Activity: Return every line of the listing that includes the string "inline".

Entries shown:
_____

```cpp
int soc::cloud_rendering_launch(const soc_globals* g, soc_img depth, soc_img noise, soc_img target, void* workspace,
                                soc_stream stream, bool sky_bound) {
    static const char* P = "soc_cloud_rendering";
    if (!g) return set_error(SOC_E_INVALID_ARG, "%s: null globals", P);
    int rc = check_img(depth, SOC_FMT_D32F, P, "depth");
    if (!rc) rc = check_img(target, SOC_FMT_RGBA8_UNORM, P, "target");
    if (!rc) rc = check_img(noise, 0, P, "noise");
    if (rc) return rc;
    if (noise.format != SOC_FMT_R8_UNORM && noise.format != SOC_FMT_RGBA8_UNORM)
        return set_error(SOC_E_UNSUPPORTED, "%s: noise must be R8_UNORM or RGBA8_UNORM", P);
    if (noise.width != 64 || noise.height != 64)
        return set_error(SOC_E_SHAPE, "%s: noise texture must be 64x64 (assets/Clouds/noise.png)", P);
    CloudParams p;
    p.inv_proj = mat4(g->camera_inverse_projection_matrix);
    p.inv_view = mat4(g->camera_inverse_view_matrix);
    for (int i = 0; i < 3; ++i) {
        p.sun[i] = -g->sun_info.direction[i];
        p.cam[i] = g->camera_position[i];
    }
    p.res_x = g->resolution[0];
    p.res_y = g->resolution[1];
    p.res_x_m1 = (float)g->resolution[0] - 1.0f;
    p.res_y_m1 = (float)g->resolution[1] - 1.0f;
    p.r_res_x_m1 = recip_rn(g->resolution[0] - 1);
    p.r_res_y_m1 = recip_rn(g->resolution[1] - 1);
    p.elapsed = g->elapsed_time;
    p.sun_factor = fmaxf(fminf(fabsf(p.sun[0]), fabsf(p.sun[2])) + p.sun[1], 0.0f);
    const int W = std::min(target.width, p.res_x), H = std::min(target.height, p.res_y);
    if (W <= 0 || H <= 0) return SOC_OK;
    if (W > 65535 || H > 65535) return set_error(SOC_E_SHAPE, "%s: extent above 65535", P);
    hipStream_t s = hs(stream);
    const bool r8 = noise.format == SOC_FMT_R8_UNORM;
    if (!workspace) {
        dim3 blk(TX, TY), grd(ceil_div(W, TX), ceil_div(H, TY));
        if (r8) launch("clouds_kernel", kWorkgroup, clouds_kernel<true>, grd, blk, 0, s, dimg(depth), dimg(noise), dimg(target), p);
        else launch("clouds_kernel", kWorkgroup, clouds_kernel<false>, grd, blk, 0, s, dimg(depth), dimg(noise), dimg(target), p);
        return check_launch("cloud_rendering");
    }
    CloudWs ws = cloud_ws_layout(workspace, (size_t)target.width * (size_t)target.height);
    ws.pb.store_geom = (uint32_t)tuning_knob("SOC_CLOUDS_GEOM", 1);
    uint32_t* counter = ws.counter;
    uint32_t* list = ws.list;
    OdLut lut{nullptr, 0.0f};
    const bool use_lut = SOC_CLOUDS_PROFILE < 4 && tuning_knob("SOC_CLOUDS_OD_LUT", 1);
    const bool noise_tab = tuning_knob("SOC_CLOUDS_NOISE_TABLE", 1) != 0;
    const float C2 = p.sun[0] * p.sun[0] + p.sun[1] * p.sun[1] + p.sun[2] * p.sun[2];
    if (use_lut) lut = OdLut{ws.od_lut, C2};
    ws.pb.noise_quads = noise_tab ? ws.noise_quads : nullptr;
    ws.pb.noise_wide = noise_tab ? ws.noise_wide : nullptr;
    ws.pb.noise_rows = noise_tab ? ws.noise_rows : nullptr;
    {
        const int lut_blocks = use_lut ? ceil_div(kOdR * kOdM, kWorkgroup) : 1;
        const int blocks_all = lut_blocks + (noise_tab ? ceil_div(kTableBuild, kWorkgroup) : 0);
        float2* lt = use_lut ? ws.od_lut : nullptr;
        if (noise.format == SOC_FMT_R8_UNORM)
            launch("clouds_od_lut", kWorkgroup, clouds_od_lut<true>, blocks_all, kWorkgroup, 0, s, lt, C2, counter, lut_blocks,
                   dimg(noise), ws.noise_quads, ws.noise_wide, ws.noise_rows);
        else
            launch("clouds_od_lut", kWorkgroup, clouds_od_lut<false>, blocks_all, kWorkgroup, 0, s, lt, C2, counter, lut_blocks,
                   dimg(noise), ws.noise_quads, ws.noise_wide, ws.noise_rows);
    }
    const int vec_store = (target.pitch_bytes % 16 == 0) && (reinterpret_cast<uintptr_t>(target.data) % 16 == 0);
    const bool hoist = sky_bound || tuning_knob("SOC_CLOUDS_CLASSIFY_HOIST", 0);
    if (hoist)
        launch("clouds_classify", kWorkgroup, clouds_classify<true>, dim3(ceil_div(W, 64), ceil_div(H, 16 * kClassifyTiles)),
               kWorkgroup, 0, s, dimg(depth), dimg(target), p, vec_store, counter, list);
    else
        launch("clouds_classify", kWorkgroup, clouds_classify<false>, dim3(ceil_div(W, 64), ceil_div(H, 16 * kClassifyTiles)),
               kWorkgroup, 0, s, dimg(depth), dimg(target), p, vec_store, counter, list);
    static int res_atmos = 0, res_density = 0, res_sunvis = 0, res_sunvis_n = 0, res_sunvis_r = 0, res_resolve = 0;
    if (!res_atmos) {
        res_atmos = resident_blocks(clouds_atmosphere<false>);
        res_density = resident_blocks(clouds_density<false>);
        res_sunvis = resident_blocks(clouds_sunvis<false, kSunvisLanes, true>, kSunvisLanes);
        res_sunvis_n = resident_blocks(clouds_sunvis<false, kSunvisLanes, false, true>, kSunvisLanes);
        res_sunvis_r = resident_blocks(clouds_sunvis<false, kSunvisLanes, false, true, true>, kSunvisLanes);
        res_resolve = resident_blocks(clouds_resolve<false, true>);
    }
    const long long blocks = ((long long)W * H + 255) / 256;
    if (SOC_CLOUDS_PROFILE >= 4) return check_launch("cloud_rendering");
    const int gmul = std::max(1, tuning_knob("SOC_CLOUDS_GRID_MULT", 2));
    auto grid = [&](int res, long long items_blocks) { return (int)std::max(1LL, std::min<long long>(res, items_blocks)); };
    auto grid_m = [&](int res, long long items_blocks) {
        return (int)std::max(1LL, std::min<long long>((long long)res * gmul, items_blocks));
    };
    const int apos_knob = tuning_knob("SOC_CLOUDS_ATMOS_POS", -1);
    const int apos = apos_knob >= 0 ? apos_knob : ((long long)W * H > 2560LL * 1440LL ? 2 : 0);
    SkyTab st{};
    st.t = nullptr;
    if (lut.t && tuning_knob("SOC_CLOUDS_SKY_TABLE", 1)) {
        const double r0x = (double)(0.0f + p.cam[0]), r0y = (double)(6372e3f + p.cam[1]), r0z = (double)(0.0f + p.cam[2]);
        const double rl = std::sqrt(r0x * r0x + r0y * r0y + r0z * r0z);
        const double ux = r0x / rl, uy = r0y / rl, uz = r0z / rl;
        const double sx = p.sun[0], sy = p.sun[1], sz = p.sun[2], su = sx * ux + sy * uy + sz * uz;
        double hx = sx - su * ux, hy = sy - su * uy, hz = sz - su * uz, hl = std::sqrt(hx * hx + hy * hy + hz * hz);
        if (!(hl > 1e-9)) {
            hx = uy; hy = -ux; hz = 0.0;
            hl = std::sqrt(hx * hx + hy * hy);
            if (!(hl > 1e-9)) { hx = 1.0; hy = 0.0; hz = 0.0; hl = 1.0; }
        }
        hx /= hl; hy /= hl; hz /= hl;
        const double bx = uy * hz - uz * hy, by = uz * hx - ux * hz, bz = ux * hy - uy * hx;
// ... 45 lines not shown
        else if (!sv_wide)
            launch("clouds_sunvis", kSunvisLanes, clouds_sunvis<true, kSunvisLanes, false, true>, grid_m(res_sunvis_n, blocks), kSunvisLanes, 0, s, nz, p, list, ws.pb);
        else if (sv_pf)
            launch("clouds_sunvis", kSunvisLanes, clouds_sunvis<true, kSunvisLanes, true, true>, grid_m(res_sunvis, blocks), kSunvisLanes, 0, s, nz, p, list, ws.pb);
        else
            launch("clouds_sunvis", kSunvisLanes, clouds_sunvis<true, kSunvisLanes, true>, grid_m(res_sunvis, blocks), kSunvisLanes, 0, s, nz, p, list, ws.pb);
        if (apos == 2) atmos();
        if (fold && rb == 4) resolve(clouds_resolve<true, true, 4>);
        else if (fold && rb == 8) resolve(clouds_resolve<true, true, 8>);
        else if (fold) resolve(clouds_resolve<true, true>);
        else resolve(clouds_resolve<true, false>);
    } else {
        if (drows) launch("clouds_density", kWorkgroup, clouds_density<false, 8, true>, density_grid, kWorkgroup, 0, s, nz, p, counter, list, ws.pb);
        else if (db == 4) launch("clouds_density", kWorkgroup, clouds_density<false, 4>, density_grid, kWorkgroup, 0, s, nz, p, counter, list, ws.pb);
        else if (db == 8) launch("clouds_density", kWorkgroup, clouds_density<false, 8>, density_grid, kWorkgroup, 0, s, nz, p, counter, list, ws.pb);
        else launch("clouds_density", kWorkgroup, clouds_density<false>, density_grid, kWorkgroup, 0, s, nz, p, counter, list, ws.pb);
        if (apos == 1) atmos();
        if (sv_table == 2)
            launch("clouds_sunvis", kSunvisLanes, clouds_sunvis<false, kSunvisLanes, false, true, true>, grid_m(res_sunvis_r, blocks), kSunvisLanes, 0, s, nz, p, list, ws.pb);
        else if (!sv_wide)
            launch("clouds_sunvis", kSunvisLanes, clouds_sunvis<false, kSunvisLanes, false, true>, grid_m(res_sunvis_n, blocks), kSunvisLanes, 0, s, nz, p, list, ws.pb);
        else if (sv_pf)
            launch("clouds_sunvis", kSunvisLanes, clouds_sunvis<false, kSunvisLanes, true, true>, grid_m(res_sunvis, blocks), kSunvisLanes, 0, s, nz, p, list, ws.pb);
        else
            launch("clouds_sunvis", kSunvisLanes, clouds_sunvis<false, kSunvisLanes, true>, grid_m(res_sunvis, blocks), kSunvisLanes, 0, s, nz, p, list, ws.pb);
        if (apos == 2) atmos();
        if (fold && rb == 4) resolve(clouds_resolve<false, true, 4>);
        else if (fold && rb == 8) resolve(clouds_resolve<false, true, 8>);
        else if (fold) resolve(clouds_resolve<false, true>);
        else resolve(clouds_resolve<false, false>);
    }
    return check_launch("cloud_rendering");
}
```

soc_real_time_renderer_amd/csrc/soc_internal.hpp:

```cpp
#pragma once

#include <hip/hip_runtime.h>
#include <stdint.h>

#include <cstdarg>
#include <cstdio>
#include <string>

#include "../../include/soc_rt.h"
#include "soc_device.hpp"

namespace soc {

int set_error(int code, const char* fmt, ...);
void clear_error();

inline int bytes_per_pixel(int fmt) {
    switch (fmt) {
    case SOC_FMT_RGBA16F: return 8;
    case SOC_FMT_D32F: return 4;
    case SOC_FMT_R8_UNORM: return 1;
    case SOC_FMT_RGBA8_UNORM:
    case SOC_FMT_RGBA8_SRGB: return 4;
    case SOC_FMT_RGBA32F: return 16;
// ... 18 lines not shown

inline hipStream_t hs(soc_stream s) { return reinterpret_cast<hipStream_t>(s); }

int tuning_knob(const char* name, int dflt);
inline float recip_rn(int n) {
    return n >= 1 && n <= 16384 ? 1.0f / (float)n : 0.0f;
}

int check_launch(const char* pass);

bool block_fits(const char* kernel, int bound, dim3 block);
template <typename... P, typename... A>
inline void launch(const char* kernel, int bound, void (*k)(P...), dim3 grid, dim3 block, size_t lds, hipStream_t s,
                   A&&... args) {
    if (!block_fits(kernel, bound, block)) return;
    k<<<grid, block, lds, s>>>(static_cast<P>(args)...);
}

inline unsigned ceil_div(unsigned a, unsigned b) { return (a + b - 1) / b; }

void agx_matrices(float compression, float M[9], float Minv[9]);
void mat4_mul_host(float out[16], const float a[16], const float b[16]);

bool bloom_fused_applicable(const soc_img& emissive, const soc_img* mips, int mip_count, const soc_img& output);
int launch_bloom_weighted(const soc_img& emissive, const soc_img* mips, const soc_img& output, hipStream_t s, int stage);

int composition_luminance_histogram(const soc_globals* g, const soc_globals* d_globals, soc_img target, soc_img albedo,
                                    soc_img emissive, soc_img normal, soc_img depth, soc_img ssao, soc_img shadow,
                                    soc_img clouds, soc_auto_exposure* ae, uint32_t* scratch, bool fold, soc_stream stream,
                                    bool sky_external = false, const soc_img* bloom_mip1 = nullptr);
bool composition_pair_applicable(const soc_globals* g, const soc_img& target, const soc_img& albedo,
                                 const soc_img& emissive, const soc_img& normal, const soc_img& depth,
                                 const soc_img& clouds);
int cloud_rendering_launch(const soc_globals* g, soc_img depth, soc_img noise, soc_img target, void* workspace,
                           soc_stream stream, bool sky_bound);
int sky_compose_launch(const soc_globals* g, soc_img target, soc_img depth, soc_img clouds, uint32_t* scratch,
                       soc_stream stream);
int histogram_fold_launch(uint32_t* scratch, soc_auto_exposure* ae, soc_stream stream);
int resolve_luminance_histogram(const soc_globals* g, soc_auto_exposure* ae, uint64_t total_pixels, int32_t wide_accumulator,
                                uint32_t* scratch, soc_stream stream);

}
```

Before: 1864.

_____

Exercise result:
inline int bytes_per_pixel(int fmt) {
inline hipStream_t hs(soc_stream s) { return reinterpret_cast<hipStream_t>(s); }
inline float recip_rn(int n) {
inline void launch(const char* kernel, int bound, void (*k)(P...), dim3 grid, dim3 block, size_t lds, hipStream_t s,
inline unsigned ceil_div(unsigned a, unsigned b) { return (a + b - 1) / b; }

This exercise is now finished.